*ABOUT THIS TASK*.
Please copy every line with the string "struct" from the entries below.

Stored items:
=-=-=-=-=

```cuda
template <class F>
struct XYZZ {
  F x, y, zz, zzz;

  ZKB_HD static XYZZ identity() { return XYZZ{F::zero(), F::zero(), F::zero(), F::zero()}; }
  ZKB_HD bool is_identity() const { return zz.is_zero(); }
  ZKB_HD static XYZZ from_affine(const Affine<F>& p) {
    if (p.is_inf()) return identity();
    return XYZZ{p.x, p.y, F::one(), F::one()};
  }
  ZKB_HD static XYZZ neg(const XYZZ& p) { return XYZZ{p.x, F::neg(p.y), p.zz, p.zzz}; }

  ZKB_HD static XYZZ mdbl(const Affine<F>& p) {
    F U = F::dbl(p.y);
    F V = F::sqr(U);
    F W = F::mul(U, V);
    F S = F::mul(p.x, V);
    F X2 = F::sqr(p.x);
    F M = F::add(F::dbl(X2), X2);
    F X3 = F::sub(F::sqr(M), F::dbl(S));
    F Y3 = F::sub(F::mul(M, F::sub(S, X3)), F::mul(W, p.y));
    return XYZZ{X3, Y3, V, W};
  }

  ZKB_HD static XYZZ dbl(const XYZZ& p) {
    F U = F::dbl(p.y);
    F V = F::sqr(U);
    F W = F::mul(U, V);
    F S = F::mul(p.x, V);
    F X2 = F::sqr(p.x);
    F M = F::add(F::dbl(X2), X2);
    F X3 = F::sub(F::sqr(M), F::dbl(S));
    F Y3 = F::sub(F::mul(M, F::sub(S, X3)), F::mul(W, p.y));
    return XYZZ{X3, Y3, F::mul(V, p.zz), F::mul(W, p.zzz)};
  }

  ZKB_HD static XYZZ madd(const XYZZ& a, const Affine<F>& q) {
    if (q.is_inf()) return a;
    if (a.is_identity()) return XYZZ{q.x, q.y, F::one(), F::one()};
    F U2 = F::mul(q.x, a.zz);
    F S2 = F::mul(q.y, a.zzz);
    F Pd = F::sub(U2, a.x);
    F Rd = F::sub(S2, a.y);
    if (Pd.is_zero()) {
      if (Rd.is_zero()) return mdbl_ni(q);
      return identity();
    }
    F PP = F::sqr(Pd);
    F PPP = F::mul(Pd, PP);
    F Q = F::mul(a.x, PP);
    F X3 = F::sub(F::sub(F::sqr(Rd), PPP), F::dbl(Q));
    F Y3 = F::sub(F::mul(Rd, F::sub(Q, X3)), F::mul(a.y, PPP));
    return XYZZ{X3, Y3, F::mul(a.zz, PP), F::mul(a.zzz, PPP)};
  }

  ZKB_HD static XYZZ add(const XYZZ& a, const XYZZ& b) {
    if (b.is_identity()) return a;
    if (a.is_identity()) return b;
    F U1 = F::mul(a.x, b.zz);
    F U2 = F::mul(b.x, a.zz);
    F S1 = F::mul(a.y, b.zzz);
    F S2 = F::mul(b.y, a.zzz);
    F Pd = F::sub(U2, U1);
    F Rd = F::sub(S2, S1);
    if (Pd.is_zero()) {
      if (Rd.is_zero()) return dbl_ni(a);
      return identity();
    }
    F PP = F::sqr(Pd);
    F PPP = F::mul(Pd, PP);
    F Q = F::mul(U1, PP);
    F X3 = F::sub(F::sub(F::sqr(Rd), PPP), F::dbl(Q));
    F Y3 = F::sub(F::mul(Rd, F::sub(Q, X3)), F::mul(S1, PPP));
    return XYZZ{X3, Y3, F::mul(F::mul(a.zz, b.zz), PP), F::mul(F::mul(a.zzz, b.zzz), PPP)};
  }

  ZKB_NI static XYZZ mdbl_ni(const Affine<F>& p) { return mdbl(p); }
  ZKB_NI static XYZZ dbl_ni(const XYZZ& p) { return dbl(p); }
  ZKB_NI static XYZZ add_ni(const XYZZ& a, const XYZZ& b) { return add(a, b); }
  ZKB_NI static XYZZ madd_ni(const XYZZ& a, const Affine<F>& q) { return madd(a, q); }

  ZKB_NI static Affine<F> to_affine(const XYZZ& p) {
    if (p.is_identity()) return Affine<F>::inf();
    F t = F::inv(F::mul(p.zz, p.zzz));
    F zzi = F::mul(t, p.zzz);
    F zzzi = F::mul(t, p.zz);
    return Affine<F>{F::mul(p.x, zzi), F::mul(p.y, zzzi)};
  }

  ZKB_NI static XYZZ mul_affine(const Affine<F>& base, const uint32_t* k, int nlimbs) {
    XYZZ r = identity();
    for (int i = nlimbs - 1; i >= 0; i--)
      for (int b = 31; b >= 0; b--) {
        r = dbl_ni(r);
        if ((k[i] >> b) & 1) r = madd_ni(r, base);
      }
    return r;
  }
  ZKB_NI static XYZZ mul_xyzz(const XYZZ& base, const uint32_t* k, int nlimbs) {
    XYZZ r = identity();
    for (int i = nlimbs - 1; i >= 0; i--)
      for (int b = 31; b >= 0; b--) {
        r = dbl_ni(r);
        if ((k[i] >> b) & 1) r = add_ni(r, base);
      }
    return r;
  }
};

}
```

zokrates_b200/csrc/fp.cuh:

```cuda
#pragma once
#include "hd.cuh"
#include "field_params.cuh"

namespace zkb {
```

=-=-=-=-=

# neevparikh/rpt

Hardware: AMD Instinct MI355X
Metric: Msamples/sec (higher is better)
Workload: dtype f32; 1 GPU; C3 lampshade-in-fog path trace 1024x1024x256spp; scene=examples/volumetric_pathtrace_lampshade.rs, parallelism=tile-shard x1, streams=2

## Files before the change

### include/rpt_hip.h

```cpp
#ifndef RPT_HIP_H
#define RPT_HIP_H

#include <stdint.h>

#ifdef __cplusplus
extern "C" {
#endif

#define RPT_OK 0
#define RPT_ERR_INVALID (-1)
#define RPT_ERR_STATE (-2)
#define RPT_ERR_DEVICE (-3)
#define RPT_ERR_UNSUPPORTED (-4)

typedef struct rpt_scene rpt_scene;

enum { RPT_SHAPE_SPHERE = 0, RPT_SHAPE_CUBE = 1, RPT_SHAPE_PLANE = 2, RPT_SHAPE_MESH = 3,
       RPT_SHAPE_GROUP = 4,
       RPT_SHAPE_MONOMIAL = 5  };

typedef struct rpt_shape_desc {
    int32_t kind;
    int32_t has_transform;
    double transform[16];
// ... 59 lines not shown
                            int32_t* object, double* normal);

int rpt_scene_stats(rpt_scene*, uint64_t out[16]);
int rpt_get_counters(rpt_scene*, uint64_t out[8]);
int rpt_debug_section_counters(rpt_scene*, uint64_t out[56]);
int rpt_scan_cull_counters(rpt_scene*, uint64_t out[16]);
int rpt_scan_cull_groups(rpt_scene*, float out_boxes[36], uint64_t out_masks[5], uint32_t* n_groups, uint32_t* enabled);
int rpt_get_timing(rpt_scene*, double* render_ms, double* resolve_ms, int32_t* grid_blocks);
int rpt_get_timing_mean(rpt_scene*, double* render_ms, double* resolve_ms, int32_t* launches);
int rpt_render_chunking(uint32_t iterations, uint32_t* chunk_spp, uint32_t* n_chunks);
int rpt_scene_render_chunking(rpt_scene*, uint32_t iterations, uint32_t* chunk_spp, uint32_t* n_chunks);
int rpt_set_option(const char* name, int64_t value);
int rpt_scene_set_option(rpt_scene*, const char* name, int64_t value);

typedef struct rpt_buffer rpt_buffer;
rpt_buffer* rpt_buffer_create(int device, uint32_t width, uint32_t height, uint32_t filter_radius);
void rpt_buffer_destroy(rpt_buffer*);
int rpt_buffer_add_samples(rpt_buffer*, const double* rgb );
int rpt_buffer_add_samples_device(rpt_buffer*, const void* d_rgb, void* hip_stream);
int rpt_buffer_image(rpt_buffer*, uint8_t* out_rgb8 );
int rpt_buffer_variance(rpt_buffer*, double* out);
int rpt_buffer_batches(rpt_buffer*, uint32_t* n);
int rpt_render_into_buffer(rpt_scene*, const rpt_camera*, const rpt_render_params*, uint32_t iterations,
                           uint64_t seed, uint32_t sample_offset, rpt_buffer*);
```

=-=-=-=-=

*PROBLEM SOLUTION*.
struct XYZZ {
typedef struct rpt_scene rpt_scene;
typedef struct rpt_shape_desc {
typedef struct rpt_buffer rpt_buffer;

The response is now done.